Julia Sauter (Bielefeld), Shifting algebras of positive dominant dimension and desingularizations of orbit closures.

Abstract:

To any finite dimensional algebra of positive dominant dimension we associate tilting modules by taking cosyzygies of the algebra and add a maximal projective-injective summand of the algebra. These tilting modules will be referred to as "shifted" modules and their endomorphism algebras as shifted algebras. These algebras have some interesting properties: Firstly they allow us to give a tilted version of the Morita-Tachikawa correpsondence where you have to replace endomorphism rings of generator-cogenerators by endomorphism rings of certain complexes in the homotopy category.
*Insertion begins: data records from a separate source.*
#ifdef FP_TEST_HOOKS
#define FP_HOOK static int
static unsigned long long *g_clk_probe = nullptr;
static NNScratch g_hook_ws;
#else
#define FP_HOOK [[maybe_unused]] static constexpr int
static constexpr unsigned long long *g_clk_probe = nullptr;
#endif
FP_HOOK g_conv_variant = 0;
FP_HOOK g_conv_ablate = 0;
FP_HOOK g_splitk_ablate = 0;
FP_HOOK g_i8_stream = 0;
FP_HOOK g_smallm = 1;
FP_HOOK g_enc_tail = 1;
FP_HOOK g_ln_pmean = 1;
FP_HOOK g_fuse_pose = 1;
FP_HOOK g_qkv_ablate = 0;
FP_HOOK g_att_variant = 1;

static constexpr int SPLITK_TARGET = 128;
static constexpr int SPLITK_MIN_KT = 9;
static constexpr int SMALL_DEEP_MAXKT = 18;
static constexpr int SMALLM_MAXKT = 80;
static constexpr int SMALLM_MAXT16 = 1024;


enum ConvKernel {
  CK_SMALLX, CK_SMALLM, CK_STEM_HALO, CK_GEMM_K32, CK_S2_HALO, CK_HALO, CK_HALO8, CK_PP32, CK_BIG_PP, CK_PP, CK_DEEP64, CK_DEEP128,
  CK_IGEMM128, CK_IGEMM64, CK_SPLITK_REDUCE
};

struct ConvProblem {
  int Cin = 0, Cout = 0, KH = 0, KW = 0, stride = 1, pad = 0, algo_K = 0;
  bool wfrag = false, wpack = false;
  int NB = 0, H = 0, W = 0, ipad = 0;
  int dt = DT_F16, odt = DT_F16;
  bool has_res = false;
  int split_imgs = 0;
  int grp_rows = 0;
  bool post = false;
  int conv_variant = 0, conv_ablate = 0, smallm = 1;
};

struct ConvStep {
  int kernel = 0;
  const char *name = "";
  int mi = 0, ni = 0;
  bool post = false;
  bool deep = false;
  bool wpack = false;
  int ablate = 0;
  int m_begin = 0, M = 0;
  int ksplit = 1, kt_per = 0;
  unsigned grid = 0;
  int block = 256, lds = 0;
  double flops = 0, bytes = 0;
};

struct ConvPlan {
  static constexpr int MAX_STEPS = 4;
  int n = 0;
  ConvStep step[MAX_STEPS];
  bool post_fused = false;
};

static void conv_out_hw(int KH, int KW, int stride, int pad, int H, int W, int *OH, int *OW) {
  *OH = (H + 2 * pad - KH) / stride + 1;
  *OW = (W + 2 * pad - KW) / stride + 1;
  if (KH == 4 && pad == 2 && stride == 1) { *OH = H; *OW = W; }
}
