# opensensor/thingino-accel

Measured on AMD Instinct MI355X. Metric: images/sec yolov5s_int8 640x640 batch256, higher is better.
Workload: dtype int8

## Files before the change

thingino-accel_amd/csrc/hip/conv_i8.hip:

```cpp
#include "conv_i8_common.hpp"

#ifndef I8M_ABL
#define I8M_ABL 0
#endif
template <int BPX, int BN, int STAGES, int KS = 1, int NW = 4>
__global__ __launch_bounds__(NW * 64) void conv_i8_mfma(const mhip_conv_i8_t p, const long total_pix, const int k64,
                                                         const int8_t *__restrict__ zeros, const unsigned noc,
                                                         const unsigned nblk, const int lg_inc, const unsigned kw_magic,
                                                         const fastdiv_t dhw, const fastdiv_t dow, const int bufmode,
                                                         const unsigned in_bytes) {
    ANAT_BEGIN();
    const bool POW2 = lg_inc >= 0;
    const bool masked = p.kh * p.kw <= 32;
    constexpr int SLICE = (BPX + BN) * BK;
    constexpr int STAGE = KS * SLICE;
    constexpr int NWN = BN == 128 ? 2 : 1;
    constexpr int NWM = NW / NWN;
    constexpr int WPX = BPX / NWM / 16;
    constexpr int WOC = BN / NWN / 16;
    constexpr int XROWS = BPX / NW;
    constexpr int XI = XROWS / 16;
    constexpr int LW = (BN / 16 + NW - 1) / NW;
    constexpr int L = XI + LW;
    static_assert(XI >= 1 && XROWS % 16 == 0, "every wave fetches whole 16-row pieces of the pixel tile");
    extern __shared__ __attribute__((aligned(16))) int8_t dynlds[];
    uint8_t *slut = (uint8_t *)dynlds;
    lds_base_must_be_zero(dynlds);
    long *rowoff = (long *)(dynlds + LUTB);
    int8_t *lds = dynlds + BPX * 8 + LUTB;

    const int tid = threadIdx.x, lane = tid & 63;
    const int wv = __builtin_amdgcn_readfirstlane(tid >> 6);
    const unsigned id = xcd_remap(blockIdx.x, nblk);
    const long pix0 = (long)(id / noc) * BPX;
    const int oc0 = (int)(id % noc) * BN;
    const int hw = p.out_h * p.out_w;

    const int wm = wv % NWM, wn = wv / NWM;
    const int pxw = wm * (WPX * 16), ocw = wn * (WOC * 16);
    v4i acc[WOC][WPX];
    init_acc<WPX, WOC>(p, acc, oc0 + ocw);
    if (p.lut2) { if (tid < 128) ((uint32_t *)slut)[tid] = ((const uint32_t *)p.lut2)[tid]; }
    else if (p.lut && tid < 64) ((uint32_t *)slut)[tid] = ((const uint32_t *)p.lut)[tid];
    fill_rowoff<BPX>(p, rowoff, [=](int row) { long q = pix0 + row; return q < total_pix ? q : -1L; }, (unsigned)hw, dhw);

    const int schunk = (lane & 3) ^ (((lane >> 4) & 1) << 1);
    const int8_t *xwin[XI];
    unsigned tapmask[XI];
    int iy0[XI], ix0[XI];
#pragma unroll
    for (int j = 0; j < XI; j++) {
        const long pix = pix0 + wv * XROWS + j * 16 + (lane >> 2);
        const bool valid = pix < total_pix;
        const unsigned f = valid ? fdiv((unsigned)pix, dhw) : 0u;
        const unsigned rem = valid ? (unsigned)pix - f * (unsigned)hw : 0u;
        const int oy = (int)fdiv(rem, dow), ox = (int)(rem - (unsigned)oy * (unsigned)p.out_w);
        iy0[j] = valid ? oy * p.stride_h - p.pad_top : -(1 << 28);
        ix0[j] = ox * p.stride_w - p.pad_left;
        xwin[j] = p.in + (size_t)f * p.in_stride + ((long)iy0[j] * p.in_w + ix0[j]) * p.in_c;
        unsigned m = 0;
        if (masked) {
            const int kx_lo = ix0[j] < 0 ? -ix0[j] : 0, kx_hi = p.in_w - ix0[j] < p.kw ? p.in_w - ix0[j] : p.kw;
            const unsigned colbits = kx_hi > kx_lo ? ((kx_hi >= 32 ? ~0u : (1u << kx_hi) - 1u) & ~((1u << kx_lo) - 1u)) : 0u;
            for (int r = 0; r < p.kh; r++) {
                const int iy = iy0[j] + r;
                if (iy >= 0 && iy < p.in_h) m |= colbits << (r * p.kw);
            }
        }
        tapmask[j] = m;
    }
    const int8_t *wsrc[LW];
    int wq[LW];
#pragma unroll
    for (int j = 0; j < LW; j++) {
        wq[j] = BN / 16 >= NW ? wv * LW + j : (wv % (BN / 16));
        wsrc[j] = p.w + (size_t)(oc0 + wq[j] * 16 + (lane >> 2)) * k64 + schunk * 16;
    }
    const __amdgpu_buffer_rsrc_t xrs = __builtin_amdgcn_make_buffer_rsrc((void *)p.in, 0, (int)in_bytes, 0x00020000);
    const __amdgpu_buffer_rsrc_t wrs = __builtin_amdgcn_make_buffer_rsrc((void *)p.w, 0, p.oc_pad * k64, 0x00020000);
    int xvoff[XI], wvoff[LW];
    if (bufmode) {
#pragma unroll
        for (int j = 0; j < XI; j++) xvoff[j] = (int)(xwin[j] - p.in) + schunk * 16;
#pragma unroll
        for (int j = 0; j < LW; j++) wvoff[j] = (oc0 + wq[j] * 16 + (lane >> 2)) * k64 + schunk * 16;
    }
    int ky = 0, kx = 0, rc = schunk * 16;
    if (!POW2) {
        while (rc >= p.in_c) { rc -= p.in_c; kx++; }
        while (kx >= p.kw) { kx -= p.kw; ky++; }
    }
    const int taps = p.kh * p.kw;

    const int nks = k64 / BK;
    auto issue = [&](int ks, int stage) {
        int8_t *sb = lds + stage * STAGE + (KS > 1 ? (ks % KS) * SLICE : 0);
        if (bufmode) {
            const int utap = (ks * BK) >> lg_inc, urc = (ks * BK) & ((1 << lg_inc) - 1);
            const int uky = (int)(((unsigned)utap * kw_magic) >> 16), ukx = utap - uky * p.kw;
            const int ukoff = (uky * p.in_w + ukx) * p.in_c + urc;
            const bool uvalid = utap < taps;
#pragma unroll
            for (int j = 0; j < XI; j++) {
                const bool ok = uvalid & (((tapmask[j] >> utap) & 1u) != 0u);
                if (!(I8M_ABL & 8)) blds16(xrs, ok ? xvoff[j] + ukoff : -1, 0, sb + (wv * XROWS + j * 16) * BK);
            }
#pragma unroll
            for (int j = 0; j < LW; j++)
                if (!(I8M_ABL & 8)) blds16(wrs, wvoff[j], ks * BK, sb + BPX * BK + wq[j] * 16 * BK);
            return;
        }
        bool kvalid;
        if (POW2) {
            const unsigned pos = (unsigned)(ks * BK + schunk * 16);
            const unsigned tap = pos >> lg_inc;
            rc = (int)(pos & ((1u << lg_inc) - 1u));
            ky = (int)((tap * kw_magic) >> 16);
            kx = (int)tap - ky * p.kw;
            kvalid = (int)tap < taps;
        } else {
            kvalid = ky < p.kh;
        }
        const long koff = ((long)ky * p.in_w + kx) * p.in_c + rc;
        const int tap = ky * p.kw + kx;
#pragma unroll
        for (int j = 0; j < XI; j++) {
            bool ok;
            if (masked) {
                ok = kvalid & ((tapmask[j] >> tap) & 1u);
            } else {
                const int iy = iy0[j] + ky, ix = ix0[j] + kx;
                ok = kvalid & (iy >= 0) & (iy < p.in_h) & (ix >= 0) & (ix < p.in_w);
            }
            const int8_t *src = ok ? xwin[j] + koff : zeros;
            glds16(src, sb + (wv * XROWS + j * 16) * BK);
        }
#pragma unroll
        for (int j = 0; j < LW; j++) glds16(wsrc[j] + ks * BK, sb + BPX * BK + wq[j] * 16 * BK);
        if (!POW2) {
            rc += BK;
            while (rc >= p.in_c) { rc -= p.in_c; kx++; }
            while (kx >= p.kw) { kx -= p.kw; ky++; }
        }
    };

    const int nst = I8M_ABL & 2 ? 0 : nks / KS;
#pragma unroll
    for (int s = 0; s < STAGES - 1; s++)
        if (s < nst)
#pragma unroll
            for (int u = 0; u < KS; u++) issue(s * KS + u, s);

    const int frow = lane & 15, fchunk = lane >> 4;
    int stage = 0, nstage = STAGES - 1;
    ANAT_NOW(1);
    for (int st = 0; st < nst; st++) {
        const int ahead = nst - 1 - st;
        if (STAGES >= 4 && ahead >= 2) wait_vmcnt<2 * L * KS>();
        else if (STAGES >= 3 && ahead >= 1) wait_vmcnt<L * KS>();
        else wait_vmcnt<0>();
        __builtin_amdgcn_s_barrier();
        asm volatile("" ::: "memory");
#pragma unroll
        for (int u = 0; u < KS; u++) {
            const int8_t *xs = lds + stage * STAGE + u * SLICE, *ws = xs + BPX * BK;
            v4i xb[WPX], wa[WOC];
#pragma unroll
            for (int t = 0; t < WPX; t++) xb[t] = *(const v4i *)(xs + lds_off(pxw + t * 16 + frow, fchunk));
#pragma unroll
            for (int s = 0; s < WOC; s++) wa[s] = *(const v4i *)(ws + lds_off(ocw + s * 16 + frow, fchunk));
            if (u == 0 && st + STAGES - 1 < nst)
#pragma unroll
                for (int v = 0; v < KS; v++) issue((st + STAGES - 1) * KS + v, nstage);
#pragma unroll
            for (int s = 0; s < WOC; s++)
#pragma unroll
                for (int t = 0; t < WPX; t++) {
                    if (I8M_ABL & 4) asm volatile("" ::"v"(wa[s]), "v"(xb[t]));
                    else acc[s][t] = __builtin_amdgcn_mfma_i32_16x16x64_i8(wa[s], xb[t], acc[s][t], 0, 0, 0);
                }
        }
        stage = stage + 1 == STAGES ? 0 : stage + 1;
        nstage = nstage + 1 == STAGES ? 0 : nstage + 1;
    }
    ANAT_NOW(2);
    __syncthreads();
    if (I8M_ABL & 1) {
        int fold = 0;
#pragma unroll
        for (int s = 0; s < WOC; s++)
#pragma unroll
            for (int t = 0; t < WPX; t++) fold ^= acc[s][t][0] ^ acc[s][t][1] ^ acc[s][t][2] ^ acc[s][t][3];
        if (fold == 0x12345678) p.out[0] = 1;
        return;
    }
    epilogue<BPX, BN, WPX, WOC, true>(p, acc, lds, slut, rowoff, oc0, pxw, ocw, hw);
    ANAT_END(p);
}
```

Secondly they are the natural generalization of the projective-quotient algebras associated to algebras of finite-representation type (in previous work by Crawley-Boevey-Sauter) and therefore can be used in geometric applications as desingularizations of orbit closures. The main advantage of the shifted algebras over the endomorphism rings of generator-cogenerators is that they come with a recollement realizing the dual of the shifted module as the intermediate extension of the generator-cogenerator. In the desingularization of orbit closures (of loc. cit.) we can replace "finite-representation type of the algebra" by the much weaker property that the given module is quotient-finite (meaning that there are only finitely many isomorphism classes of quotient modules). This is joint work in progress with Matt Pressland.